Would you agree about the potential flow issue with the single tube design?

Overstocked, I agree, it seems like GLA is really good at importing merchandise from Hong Kong, doubling the price, and selling it as original GLA equipment. Also, did you know their nano tanks are more expensive than the ADA mini series?


----------



## willknowitall (Oct 3, 2010)

the flow goes directly thru the bigger diffuser, its hollow with no obstuction


----------



## Storm (Aug 7, 2011)

I posted a short video review when I first got it running:

http://www.youtube.com/watch?v=nVxinVoLBjg

Since then, I have removed the unnecessary second disk and will post a new video later tonight. I needed to leave it running a few hours to see how well it does at diffusion (drop checker)... there are a few large bubbles but I'm hoping most of the bubbles are dissolved. I'm not seeing a mist, but I have an Eheim spraybar that is probably hiding the mist.

The biggest advantage to this one over the other inline atomizer is that it can be easily taken apart and cleaned when necessary.


----------



## Storm (Aug 7, 2011)

Ok, here's the verdict: this is a great diffuser. Buy the large tube model. The twin tube is completely unnecessary and the small tube will cause you to lose output flow because water can bounce around in the chamber instead of going straight through the large tube.

The system is very easy to take apart and clean, however, be careful as you need to make the top extremely tight or it will leak. I found this out the hard way.

The mist is extremely fine equivalent to any other atomizer you've seen. The biggest advantage to the other inline atomizers is the ability to clean or replace the ceramic tube when it gets dirty.
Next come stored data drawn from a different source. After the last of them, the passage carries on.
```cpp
extern "C" int gl_init_gemm(void);
extern "C" int gl_init_ff(void);
extern "C" int gl_init_attn(void);
static gl_opts make_default_opts() {
    gl_opts o{};
    o.v[2] = 0;    o.v[3] = 0;    o.v[4] = 400;  o.v[5] = 300;  o.v[GL_OPT_SPLITK_TILES_CONV] = 450;
    o.v[6] = 16;   o.v[7] = 300;  o.v[8] = 1;    o.v[10] = -1;  o.v[13] = 3;
    o.v[16] = 16;  o.v[17] = 1;   o.v[20] = 0;   o.v[21] = 1;   o.v[23] = 1;
    o.v[24] = 64;  o.v[25] = 1;   o.v[27] = 1;   o.v[29] = 1;   o.v[30] = 1;
    o.v[31] = 200; o.v[32] = 0;   o.v[33] = 0;   o.v[34] = 11;  o.v[35] = 5;
    o.v[37] = 1;
    o.v[41] = 1;
    o.v[42] = 1;
    o.v[43] = 1;
    o.v[38] = 1;
    o.v[44] = 1;
    o.v[45] = 1024;
    o.v[46] = 11;
    o.v[47] = 100;
    o.v[50] = 0;
    o.v[51] = 1;
    o.v[52] = 1;
    o.v[55] = 2;
    o.v[54] = 2;
    return o;
}
gl_opts g_gl_opts = make_default_opts();
thread_local const gl_opts* tl_gl_opts = nullptr;
int g_gl_option_epoch = 0;

bool gl_opts_put(gl_opts& t, int key, int value) {
    switch (key) {
        case 2: case 3: case 4: case 6: case 7: case 8: case 10: case 13: case 17: case 20: case 21: case 23: case 24: case 25:
        case 27: case 29: case 30: case 31: case 32: case 33: case 35: case 37: case 38: case 41: case 42: case 43: case 44: case 45: case 46: case 47: case 50: case 51: case 52: case 53: case 54: case 55:
            t.v[key] = value;
            return true;
        case 5:
            t.v[5] = value < 0 ? 300 : value;
            t.v[GL_OPT_SPLITK_TILES_CONV] = value < 0 ? 450 : value;
            return true;
        case 16: t.v[16] = value > 0 ? value : 16; return true;
        case 34: t.v[34] = value < 1 ? 1 : value; return true;
        default: return false;
    }
}

extern "C" int gl_get_option(int key) {
    if (key < 0 || key >= GL_OPT_MAX) return GL_ERR_BAD_ARG;
    return g_gl_opts.v[key];
}

extern "C" int gl_set_option(int key, int value) {
    if (key < 0 || key >= GL_OPT_MAX || !gl_opts_put(g_gl_opts, key, value)) return GL_ERR_BAD_ARG;
    ++g_gl_option_epoch;
    return 0;
}

extern "C" int gl_abi_version(void) { return GL_ABI_VERSION; }
extern "C" int gl_sizeof_gemm_args(void) { return (int)sizeof(gl_gemm_args); }
extern "C" int gl_sizeof_conv_args(void) { return (int)sizeof(gl_conv_args); }
extern "C" int gl_sizeof_attn_args(void) { return (int)sizeof(gl_attn_args); }
extern "C" int gl_sizeof_gn_args(void) { return (int)sizeof(gl_gn_args); }
extern "C" int gl_init(void) {
    int e = gl_init_gemm();
    if (!e) e = gl_init_ff();
    return e ? e : gl_init_attn();
}
```

layoutllm_t2i_amd/csrc/opts.h:

```cpp
#pragma once
#include <cstdint>

constexpr int GL_OPT_MAX = 56;
constexpr int GL_OPT_SPLITK_TILES_CONV = 40;

struct gl_opts {
    int v[GL_OPT_MAX];
};

struct gl_opt_overrides {
    uint64_t mask = 0;
    int v[GL_OPT_MAX] = {};
    int epoch = 0;
};

extern gl_opts g_gl_opts;
extern int g_gl_option_epoch;
extern thread_local const gl_opts* tl_gl_opts;

static inline int gl_opt(int key) {
    const gl_opts* o = tl_gl_opts;
    return (o ? o : &g_gl_opts)->v[key];
}

bool gl_opts_put(gl_opts& t, int key, int value);

struct gl_opts_scope {
    gl_opts eff;
    const gl_opts* prev;
    explicit gl_opts_scope(const gl_opt_overrides& o) : prev(tl_gl_opts) {
        eff = g_gl_opts;
        for (int k = 0; k < GL_OPT_MAX; ++k)
            if ((o.mask >> k) & 1u) gl_opts_put(eff, k, o.v[k]);
        tl_gl_opts = &eff;
    }
    ~gl_opts_scope() { tl_gl_opts = prev; }
    gl_opts_scope(const gl_opts_scope&) = delete;
    gl_opts_scope& operator=(const gl_opts_scope&) = delete;
};
```

layoutllm_t2i_amd/ops.py:

```python
from __future__ import annotations

import ctypes as C
from typing import Optional

import torch

from . import _lib
from ._lib import (EPI_BIAS, EPI_GATE_RES, EPI_GEGLU, EPI_RES, EPI_ROWBIAS, EPI_SILU, OUT_F16_HILO, OUT_F16_ROWMAJOR, OUT_F32_NCHW,
                   OUT_F32_ROWMAJOR, AttnArgs, ConvArgs, GemmArgs, GnArgs, check)

F16 = torch.float16
F32 = torch.float32


_DEV = None


def _stream() -> int:
    dev = _DEV if _DEV is not None else torch.cuda.current_device()
    if dev != torch.cuda.current_device():
        raise _lib.HipLibraryError(f"tensors live on cuda:{dev} but cuda:{torch.cuda.current_device()} is current: wrap the "
                                   "call in torch.cuda.device(...) (kernels launch on the current device)")
    _lib.init_device(dev)
    return torch.cuda.current_stream(dev).cuda_stream
# ... 543 lines not shown
    return out


def vae_posterior(h: torch.Tensor, w: torch.Tensor, bias: torch.Tensor, noise: torch.Tensor, scale: float, z: torch.Tensor,
                  mean: Optional[torch.Tensor] = None) -> torch.Tensor:
    for t, n in ((h, "h"), (w, "w"), (bias, "bias"), (noise, "noise"), (z, "z")):
        _req(t, F32, n, 4)
    B, Cin, hh, ww = h.shape
    E = w.shape[0] // 2
    if w.shape != (2 * E, Cin) or tuple(z.shape) != (B, E, hh, ww) or noise.shape != z.shape:
        raise ValueError("vae_posterior: w [2E, Cin], noise / z [B, E, h, w]")
    if mean is not None:
        _req(mean, F32, "mean", 4)
    check(_lib.lib().gl_vae_posterior(h.data_ptr(), w.data_ptr(), bias.data_ptr(), noise.data_ptr(), float(scale), B, Cin, E, hh * ww,
                                      z.data_ptr(), _ptr(mean), _stream()), "gl_vae_posterior")
    return z


def latent_blend(x: torch.Tensor, x0: torch.Tensor, noise: torch.Tensor, mask: torch.Tensor, a: float, s: float) -> torch.Tensor:
    for t, n in ((x, "x"), (x0, "x0"), (noise, "noise"), (mask, "mask")):
        _req(t, F32, n, 4)
    B, Cc, hh, ww = x.shape
    if x0.shape[1:] != x.shape[1:] or noise.shape != x0.shape or x0.shape[0] not in (1, B) or \
            tuple(mask.shape[1:]) != (1, hh, ww) or mask.shape[0] not in (1, B):
        raise ValueError("latent_blend: x0 / noise [1|B, C, h, w], mask [1|B, 1, h, w]")
    check(_lib.lib().gl_latent_blend(x.data_ptr(), x0.data_ptr(), noise.data_ptr(), mask.data_ptr(), float(a), float(s), B, Cc, hh * ww,
                                     x0.shape[0], mask.shape[0], _stream()), "gl_latent_blend")
    return x


def softmax_rows(x: torch.Tensor, scale: float = 1.0) -> torch.Tensor:
    _req(x, F16, "x")
    rows, n, ld = _rows(x, "x")
    check(_lib.lib().gl_softmax_rows(x.data_ptr(), rows, n, ld, scale, _stream()), "gl_softmax_rows")
    return x


def latent_affine_pack(z: torch.Tensor, w: torch.Tensor, bias: torch.Tensor, pre: float, Cpad: int, out: torch.Tensor):
    for t, n in ((z, "z"), (w, "w"), (bias, "bias")):
        _req(t, F32, n, 4)
    _req(out, F16, "out")
    B, Cc, h, ww = z.shape
    check(_lib.lib().gl_latent_affine_pack(z.data_ptr(), w.data_ptr(), bias.data_ptr(), pre, B, Cc, h * ww, Cpad,
                                           out.data_ptr(), _stream()), "gl_latent_affine_pack")
    return out


def set_option(key: int, value: int) -> None:
    check(_lib.lib().gl_set_option(key, value), "gl_set_option")


def gemm8_launch_count() -> int:
    import ctypes
    n = ctypes.c_uint64(0)
    check(_lib.lib().gl_debug_read(9, ctypes.byref(n), 8), "gl_debug_read")
    return int(n.value)


def kxreuse_launch_count() -> int:
    import ctypes
    n = ctypes.c_uint64(0)
    check(_lib.lib().gl_debug_read(11, ctypes.byref(n), 8), "gl_debug_read")
    return int(n.value)


def upfold_launch_count() -> int:
    import ctypes
    n = ctypes.c_uint64(0)
    check(_lib.lib().gl_debug_read(12, ctypes.byref(n), 8), "gl_debug_read")
    return int(n.value)


ATTN_FORMS = ("split_pipe", "split_8w", "split_4w_dbuf", "split_4w_single", "f16_8w_pre0", "f16_8w_pre1", "f16_8w_pre2", "f16_4w_pre0",
              "f16_4w_pre1", "f16_4w_pre2")


def attention_launch_counts() -> dict:
    import ctypes
    n = (ctypes.c_uint64 * len(ATTN_FORMS))()
    check(_lib.lib().gl_debug_read(10, ctypes.byref(n), ctypes.sizeof(n)), "gl_debug_read")
    return {k: int(v) for k, v in zip(ATTN_FORMS, n)}
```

Here is a video showing the misting action:

http://www.youtube.com/watch?v=8kz4bK0yWfI

Cheers!


----------



## Storm (Aug 7, 2011)

And here is a photo of what it looks like taken apart. I took out the small ceramic tube and only use the large one. There is a rubber O-ring for the top cap, as well as for each of the ceramic diffusion tubes:



I was able to cut my bubble count from 2.5 per second down to 1 bubble per second when I switched from a ceramic glass diffuser. I suspect many people have similar experiences when using atomizer-type diffusers.


----------



## genetao (Jun 25, 2008)

I've been following this thread to see how the new Up-Aqua Super diffuser would do. Thanks for being the guinea pig and for the videos. It's good to know that the single large ceramic tube is the best choice to go with, and save two bucks to boot!


----------



## alanwcollins (Feb 7, 2010)

If you fill the reservoir with water, will it diffuse twice?


----------



## galabar (Oct 19, 2011)

Storm said:


> ...
> I was able to cut my bubble count from 2.5 per second down to 1 bubble per second when I switched from a ceramic glass diffuser. I suspect many people have similar experiences when using atomizer-type diffusers.
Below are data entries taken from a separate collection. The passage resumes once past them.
int ensure_tc(const gmsx_graph *cg) {
    gmsx_graph *g = const_cast<gmsx_graph *>(cg);
    if (g->tc_ready) return GMSX_OK;
    if (const char *e = opt("TC_MEM_LIMIT_MB")) {
        const long long v = std::atoll(e);
        g->tc_limit_bytes = v > 0 ? int64_t(v) << 20 : 0;
    }
    int rc = build_tc_once(g);
    if (rc == GMSX_ERR_DEVICE_MEM && g->shard_nparts == 1) {
        (void)hipGetLastError();
        for (int k = 2; k <= 4096 && rc == GMSX_ERR_DEVICE_MEM; k *= 2) {
            g->shard_part = 0;
            g->shard_nparts = k;
            rc = build_tc_once(g);
            if (rc == GMSX_OK) g->tc_passes = k;
        }
        if (rc) {
            g->shard_part = 0;
            g->shard_nparts = 1;
        }
    }
    return rc;
}

__global__ void k_shard_flags(int64_t n_items, const gmsx_tc_item *__restrict__ items, int nparts, int part, int64_t *__restrict__ flags) {
    const int64_t i = int64_t(blockIdx.x) * blockDim.x + threadIdx.x;
    if (i <= n_items) flags[i] = (i < n_items && shard_of(items[i].pos, nparts) == part) ? 1 : 0;
}
__global__ void k_shard_scatter(int64_t n_items, const int64_t *__restrict__ flags, const int64_t *__restrict__ slot, const gmsx_tc_item *__restrict__ items,
                                gmsx_tc_item *__restrict__ out) {
    const int64_t i = int64_t(blockIdx.x) * blockDim.x + threadIdx.x;
    if (i < n_items && flags[i]) out[slot[i]] = items[i];
}
int tc_shard_items(const gmsx_graph *g, int part, int nparts) {
    if (g->shard_idx_part == part && g->shard_idx_nparts == nparts) return GMSX_OK;
    hipStream_t s = ctx().stream;
    (void)hipFree(g->shard_hitem);
    (void)hipFree(g->shard_titem);
    g->shard_hitem = g->shard_titem = nullptr;
    g->shard_idx_part = g->shard_idx_nparts = -1;
    auto one = [&](const gmsx_tc_item *items, int64_t n_items, gmsx_tc_item **idx, int64_t *count) -> int {
        *count = 0;
        if (n_items == 0) return GMSX_OK;
        int64_t *flags = nullptr, *slot = nullptr;
        if (int rc = dmalloc(&flags, n_items + 1, nullptr)) return rc;
        DevGuard g_f{flags};
        if (int rc = dmalloc(&slot, n_items + 1, nullptr)) return rc;
        DevGuard g_s{slot};
        hipLaunchKernelGGL(k_shard_flags, dim3(unsigned(n_items / 256 + 1)), dim3(256), 0, s, n_items, items, nparts, part, flags);
        if (int rc = exclusive_scan_i64(flags, slot, n_items + 1, s)) return rc;
        GMSX_HIP(hipMemcpy(count, slot + n_items, sizeof(int64_t), hipMemcpyDeviceToHost));
        if (int rc = dmalloc(idx, *count + 1, nullptr)) return rc;
        hipLaunchKernelGGL(k_shard_scatter, dim3(unsigned(n_items / 256 + 1)), dim3(256), 0, s, n_items, flags, slot, items, *idx);
        GMSX_HIP(hipStreamSynchronize(s));
        return GMSX_OK;
    };
    if (int rc = one(g->hitem, g->hitems, &g->shard_hitem, &g->shard_hitems)) return rc;
    if (int rc = one(g->titem, g->titems, &g->shard_titem, &g->shard_titems)) return rc;
    g->shard_idx_part = part;
    g->shard_idx_nparts = nparts;
    return GMSX_OK;
}

int ensure_tc_shard(const gmsx_graph *cg, int part, int nparts) {
    gmsx_graph *g = const_cast<gmsx_graph *>(cg);
    if (g->tc_ready && g->shard_part == part && g->shard_nparts == nparts) return GMSX_OK;
    free_tc(g);
    g->shard_part = part;
    g->shard_nparts = nparts;
    return build_tc_once(g);
}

Might this have something to do with different (higher) cracking pressure of the atomizer? We had a conversation, in another thread, how different amounts of back pressure might effect the amount or density of CO2 within each bubble that was going through the bubble counter. I understand that these atomizer-style diffusers require higher pressures to operate.


----------



## madaquarium (Mar 2, 2010)

Hi Storm or anyone,

wondering if you can help me, just got the Up-aqua inline twin tubes too. I'm having problem with water seeking through the ceramic tubes into the diffuser section and once it filled-up (which i noticed your vdo didn't show any water in it) with water and the water leaks through the top of the lid!


----------



## Shad0w (Sep 26, 2007)

normal back flow, that is why you need good quality check valve.


----------



## alanwcollins (Feb 7, 2010)

madaquarium said:


> Hi Storm or anyone,
> 
> wondering if you can help me, just got the Up-aqua inline twin tubes too. I'm having problem with water seeking through the ceramic tubes into the diffuser section and once it filled-up (which i noticed your vdo didn't show any water in it) with water and the water leaks through the top of the lid!
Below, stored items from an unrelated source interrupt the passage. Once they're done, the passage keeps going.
_BAG_COMMON = [c_void_p, c_int32, c_int64, c_int32, c_void_p, c_int32, c_int64]
SIGNATURES = {
    "ce_version": (c_int, []),
    "ce_cpu_budget": (c_int32, []),
    "ce_last_error": (c_char_p, []),
    "ce_stream_create_cu_mask": (c_int, [c_void_p, c_int32, POINTER(c_void_p)]),
    "ce_stream_destroy": (c_int, [c_void_p]),
    "ce_host_alloc": (c_int, [c_size_t, c_int, POINTER(c_void_p), POINTER(c_void_p)]),
    "ce_host_free": (c_int, [c_void_p]),
    "ce_host_register": (c_int, [c_void_p, c_size_t, POINTER(c_void_p)]),
    "ce_host_unregister": (c_int, [c_void_p]),
    "ce_host_fill_uniform": (c_int, [c_void_p, c_int64, c_float, c_float, c_uint64, c_int]),
    "ce_host_fill_uniform_rows": (c_int, [c_void_p, c_int64, c_int32, c_float, c_float, c_uint64, c_void_p, c_void_p]),
    "ce_host_rows_gather": (c_int, [c_void_p, c_int64, c_int32, c_void_p, c_int64, c_void_p, c_void_p]),
    "ce_box_probe": (c_int, [c_void_p, c_size_t, c_int32, POINTER(c_double), POINTER(c_double), c_void_p]),
    "ce_probe_rows": (c_int, [c_void_p, c_int64, c_int32, c_int64, c_int32, POINTER(c_double), POINTER(c_double), c_void_p]),
    "ce_bag_forward": (c_int, [c_void_p, c_int64, c_int32, c_void_p, c_int64, c_void_p, c_int32, c_int64,
                               c_int32, c_void_p, c_int32, c_int64, c_void_p, c_void_p]),
    "ce_bag_backward_dense": (c_int, [c_void_p, c_int64, c_int32, c_void_p, c_int64, c_void_p, c_int32, c_int64,
                                      c_int32, c_void_p, c_int32, c_int64, c_void_p, c_void_p]),
    "ce_bag_backward_dense_presorted": (c_int, [c_void_p, c_int64, c_int32, c_void_p, c_int64, c_void_p, c_int32, c_int64,
                                      c_int32, c_void_p, c_int32, c_int64, c_void_p, c_void_p, c_void_p]),
    "ce_bag_backward_rows": (c_int, [c_void_p, c_void_p, c_int32, c_int64, c_void_p, c_int32, c_int64, c_int32, c_void_p,
                                     c_int32, c_int64, c_void_p, c_void_p]),
    "ce_bag_backward_sgd": (c_int, [c_void_p, c_int64, c_int32, c_void_p, c_int64, c_void_p, c_int32, c_int64,
                                    c_int32, c_void_p, c_int32, c_int64, c_void_p, c_float, c_void_p]),
    "ce_bag_presort_len": (c_int64, [c_int64]),
    "ce_bag_presort": (c_int, [c_void_p, c_int64, c_int64, c_void_p, c_void_p]),
    "ce_bag_backward_sgd_presorted": (c_int, [c_void_p, c_int64, c_int32, c_void_p, c_int64, c_void_p, c_int32,
                                              c_int64, c_int32, c_void_p, c_int32, c_int64, c_void_p, c_float,
                                              c_void_p, c_void_p]),
    "ce_bag_presort_window": (c_int, [c_void_p, c_int64, c_int64, c_int64, c_void_p, c_void_p]),
    "ce_bag_presort_window_src": (c_int, [c_void_p, c_int64, c_int64, c_int64, c_void_p, c_int32, c_int64, c_int64,
                                          c_int32, c_int64, c_void_p, c_void_p]),
    "ce_bag_forward_src_keys": (c_int, [c_void_p, c_int64, c_int32, c_int64, c_void_p, c_void_p, c_void_p]),
    "ce_bag_backward_sgd_presorted_src": (c_int, [c_void_p, c_int64, c_int32, c_int64, c_void_p, c_float, c_void_p,
                                                  c_void_p]),
    "ce_bag_presort_window_src_excl": (c_int, [c_void_p, c_int64, c_int64, c_int64, c_void_p, c_int32, c_int64,
                                               c_int64, c_int32, c_int64, c_void_p, c_void_p, c_void_p, c_void_p]),
    "ce_bag_backward_sgd_presorted_src_excl": (c_int, [c_void_p, c_int64, c_int32, c_int64, c_void_p, c_float,
                                                       c_void_p, c_void_p, c_void_p]),
    "ce_bag_backward_dense_presorted_src": (c_int, [c_void_p, c_int64, c_int32, c_int64, c_void_p, c_void_p,
                                                    c_void_p]),
    "ce_bag_backward_sgd_sorted_workspace": (c_size_t, [c_int64, c_int64]),
    "ce_bag_backward_sgd_sorted": (c_int, [c_void_p, c_int64, c_int32, c_void_p, c_int64, c_void_p, c_int32,
                                           c_int64, c_int32, c_void_p, c_int32, c_int64, c_void_p, c_float,
                                           c_void_p, c_size_t, c_void_p]),
    "ce_bag_backward_rowwise_adagrad_workspace": (c_size_t, [c_int64, c_int32]),
    "ce_bag_backward_rowwise_adagrad": (c_int, [c_void_p, c_int64, c_int32, c_void_p, c_int64, c_void_p, c_int32,
                                                c_int64, c_int32, c_void_p, c_int32, c_int64, c_void_p, c_void_p,
                                                c_void_p, c_void_p, c_int64, c_float, c_float, c_void_p, c_size_t,
                                                c_void_p]),
    "ce_bag_backward_rowwise_adagrad_src": (c_int, [c_void_p, c_int64, c_int32, c_int64, c_void_p, c_void_p, c_void_p,
                                                    c_void_p, c_int64, c_float, c_float, c_void_p, c_size_t,
                                                    c_void_p]),
    "ce_bag_forward_act": (c_int, [c_void_p, c_int64, c_int32, c_void_p, c_int64, c_void_p, c_int32, c_int64,
                                   c_int32, c_void_p, c_int32, c_int64, c_void_p, c_int32, c_void_p]),
    "ce_bag_forward_src_keys_act": (c_int, [c_void_p, c_int64, c_int32, c_int64, c_void_p, c_void_p, c_int32,
                                            c_void_p]),
    "ce_bag_backward_dense_act": (c_int, [c_void_p, c_int64, c_int32, c_void_p, c_int64, c_void_p, c_int32, c_int64,
                                          c_int32, c_void_p, c_int32, c_int64, c_void_p, c_int32, c_void_p,
                                          c_void_p]),
    "ce_bag_backward_sgd_act": (c_int, [c_void_p, c_int64, c_int32, c_void_p, c_int64, c_void_p, c_int32, c_int64,
                                        c_int32, c_void_p, c_int32, c_int64, c_void_p, c_int32, c_float, c_void_p,
                                        c_void_p]),
    "ce_bag_backward_sgd_src_act": (c_int, [c_void_p, c_int64, c_int32, c_int64, c_void_p, c_int32, c_float, c_void_p,
                                            c_void_p, c_void_p]),
    "ce_bag_backward_dense_src_act": (c_int, [c_void_p, c_int64, c_int32, c_int64, c_void_p, c_int32, c_void_p,
                                              c_void_p]),
    "ce_bag_backward_rowwise_adagrad_act": (c_int, [c_void_p, c_int64, c_int32, c_void_p, c_int64, c_void_p, c_int32,
                                                    c_int64, c_int32, c_void_p, c_int32, c_int64, c_void_p, c_int32,
                                                    c_void_p, c_void_p, c_void_p, c_int64, c_float, c_float,
                                                    c_void_p, c_size_t, c_void_p]),
    "ce_bag_backward_rowwise_adagrad_src_act": (c_int, [c_void_p, c_int64, c_int32, c_int64, c_void_p, c_int32,
                                                        c_void_p, c_void_p, c_void_p, c_int64, c_float, c_float,
                                                        c_void_p, c_size_t, c_void_p]),
    "ce_cache_workspace_bytes": (c_size_t, [c_int64, c_int64, c_int64, c_int32]),
    "ce_cache_create": (c_int, [POINTER(CeCacheConfig), c_void_p, POINTER(c_void_p)]),
    "ce_cache_destroy": (c_int, [c_void_p]),
    "ce_cache_preload": (c_int, [c_void_p, c_void_p, c_void_p, c_int64, c_void_p]),
    "ce_cache_set_freq_bound": (c_int, [c_void_p, c_int64]),
    "ce_cache_prepare_ids": (c_int, [c_void_p, c_void_p, c_int64, c_void_p, c_void_p]),
    "ce_cache_prepare_ids_keys": (c_int, [c_void_p, c_void_p, c_int64, c_int64, c_void_p, c_int32, c_void_p, c_int32,
                                          c_int64, c_int64, c_int32, c_int64, c_void_p, c_void_p]),
    "ce_cache_prepare_ids_begin": (c_int, [c_void_p, c_void_p, c_int64, c_int64, c_void_p, c_int32, c_void_p, c_int32,
                                           c_int64, c_int64, c_int32, c_int64, c_void_p, c_void_p]),
    "ce_cache_prepare_ids_finish": (c_int, [c_void_p, c_void_p]),
    "ce_cache_prepare_ids_padded": (c_int, [c_void_p, c_void_p, c_int64, c_void_p, c_void_p]),
    "ce_cache_prepare_ids_begin_padded": (c_int, [c_void_p, c_void_p, c_int64, c_void_p, c_void_p]),
    "ce_cache_set_deferred_rows": (c_int, [c_void_p, c_int32]),
    "ce_cache_rows_ticket": (c_int64, [c_void_p]),
    "ce_cache_wait_rows": (c_int, [c_void_p, c_int64, c_void_p]),
    "ce_cache_last_stats": (c_int, [c_void_p, POINTER(CeCallStats)]),
    "ce_cache_totals": (c_int, [c_void_p, POINTER(c_int64), POINTER(c_int64), POINTER(c_int64),
                                POINTER(c_int64), POINTER(c_int64)]),
    "ce_cache_history": (c_int64, [c_void_p, c_int64, POINTER(CeCallStats), c_int64]),
    "ce_cache_lookup_slots": (c_int, [c_void_p, c_void_p, c_int64, c_void_p, c_void_p]),
    "ce_cache_flush": (c_int, [c_void_p, c_void_p]),
    "ce_cache_set_protect_depth": (c_int, [c_void_p, c_int32]),
    "ce_cache_set_transport": (c_int, [c_void_p, c_int32]),
    "ce_cache_get_transport": (c_int32, [c_void_p]),
    "ce_cache_set_cache_weight": (c_int, [c_void_p, c_void_p]),
    "ce_cache_graph_replayed": (c_int, [c_void_p, c_int64, c_int64, c_void_p]),
    "ce_cache_set_buffer_rows": (c_int, [c_void_p, c_int64]),
    "ce_cache_set_profiling": (c_int, [c_void_p, c_int32]),
    "ce_cache_phase_count": (c_int32, []),
    "ce_cache_phase_name": (c_char_p, [c_int32]),
    "ce_cache_phase_times": (c_int, [c_void_p, POINTER(c_double), c_int32, POINTER(c_int64), c_int32]),
    "ce_cache_writeback_wait": (c_int, [c_void_p]),
    "ce_cache_swap_stats": (c_int, [c_void_p, POINTER(c_double), POINTER(c_int64)]),
    "ce_cache_failures": (c_int, [c_void_p, POINTER(c_int64), POINTER(c_int32), POINTER(c_int64)]),
    "ce_cache_free_rows": (c_int, [c_void_p, POINTER(c_int64)]),
    "ce_bucketize_workspace": (c_size_t, [c_int64, c_int32]),
    "ce_bucketize_rows": (c_int, [c_void_p, c_int64, c_void_p, c_int32, c_void_p, c_void_p, c_void_p, c_void_p,
                                  c_size_t, c_void_p]),
    "ce_dedupe_bucket_rows": (c_int, [c_void_p, c_int64, c_void_p, c_int64, c_int32, c_void_p, c_void_p,
                                      c_void_p, c_void_p, c_void_p, c_void_p, c_void_p]),
    "ce_dedupe_bucket_rows_padded": (c_int, [c_void_p, c_int64, c_void_p, c_int64, c_int32, c_int64, c_void_p, c_void_p,
                                             c_void_p, c_void_p, c_void_p, c_void_p, c_void_p, c_void_p]),
    "ce_dedupe_bucket_rows_padded_window": (c_int, [c_void_p, c_int64, c_int64, c_void_p, c_int64, c_int32, c_int64,
                                                    c_void_p, c_void_p, c_void_p, c_void_p, c_void_p, c_void_p,
                                                    c_void_p, c_void_p]),
    "ce_exchange_local_index": (c_int, [c_void_p, c_int64, c_int64, c_void_p, c_int64, c_int64, c_int64, c_int64,
                                        c_void_p, c_void_p]),
    "ce_split_classify": (c_int, [c_void_p, c_int32, c_int32, c_int64, c_int64, c_void_p, c_int64, c_void_p, c_void_p,
                                  c_void_p]),
    "ce_split_places": (c_int, [c_void_p, c_void_p, c_int32, c_int32, c_int64, c_int32, c_void_p, c_void_p, c_void_p,
                                c_void_p, c_void_p, c_void_p]),
    "ce_exchange_local_index_split": (c_int, [c_void_p, c_int64, c_int64, c_void_p, c_void_p, c_void_p, c_int64, c_int64,
                                              c_int64, c_int64, c_int64, c_void_p, c_int32, c_int64, c_int64, c_int64,
                                              c_void_p, c_void_p, c_void_p]),
    "ce_bag_forward_max": (c_int, [c_void_p, c_int64, c_int32, c_void_p, c_int64, c_void_p, c_int32, c_int64, c_int32,
                                   c_int64, c_void_p, c_void_p, c_void_p]),
    "ce_bag_backward_max": (c_int, [c_void_p, c_int64, c_int32, c_void_p, c_int64, c_int64, c_int64, c_void_p, c_void_p,
                                    c_float, c_void_p]),
    "ce_bag_backward_psw": (c_int, [c_void_p, c_int64, c_int32, c_void_p, c_int64, c_void_p, c_int32, c_int64, c_int32,
                                    c_int64, c_void_p, c_void_p, c_void_p]),
    "ce_rows_renorm_workspace": (c_size_t, [c_int64]),
    "ce_rows_renorm": (c_int, [c_void_p, c_int64, c_int32, c_void_p, c_int64, c_float, c_float, c_void_p, c_size_t,
                               c_void_p]),
    "ce_rows_axpy": (c_int, [c_void_p, c_int64, c_int32, c_void_p, c_int64, c_void_p, c_float, c_void_p]),
}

Make sure the top is threaded correctly and wrist tight. The same thing happened to me at first. I re-screwed it and its been fine for about a year.


----------



## alanwcollins (Feb 7, 2010)

madaquarium said:


> Hi Storm or anyone,
> 
> wondering if you can help me, just got the Up-aqua inline twin tubes too. I'm having problem with water seeking through the ceramic tubes into the diffuser section and once it filled-up (which i noticed your vdo didn't show any water in it) with water and the water leaks through the top of the lid!


These diffusers are great.


----------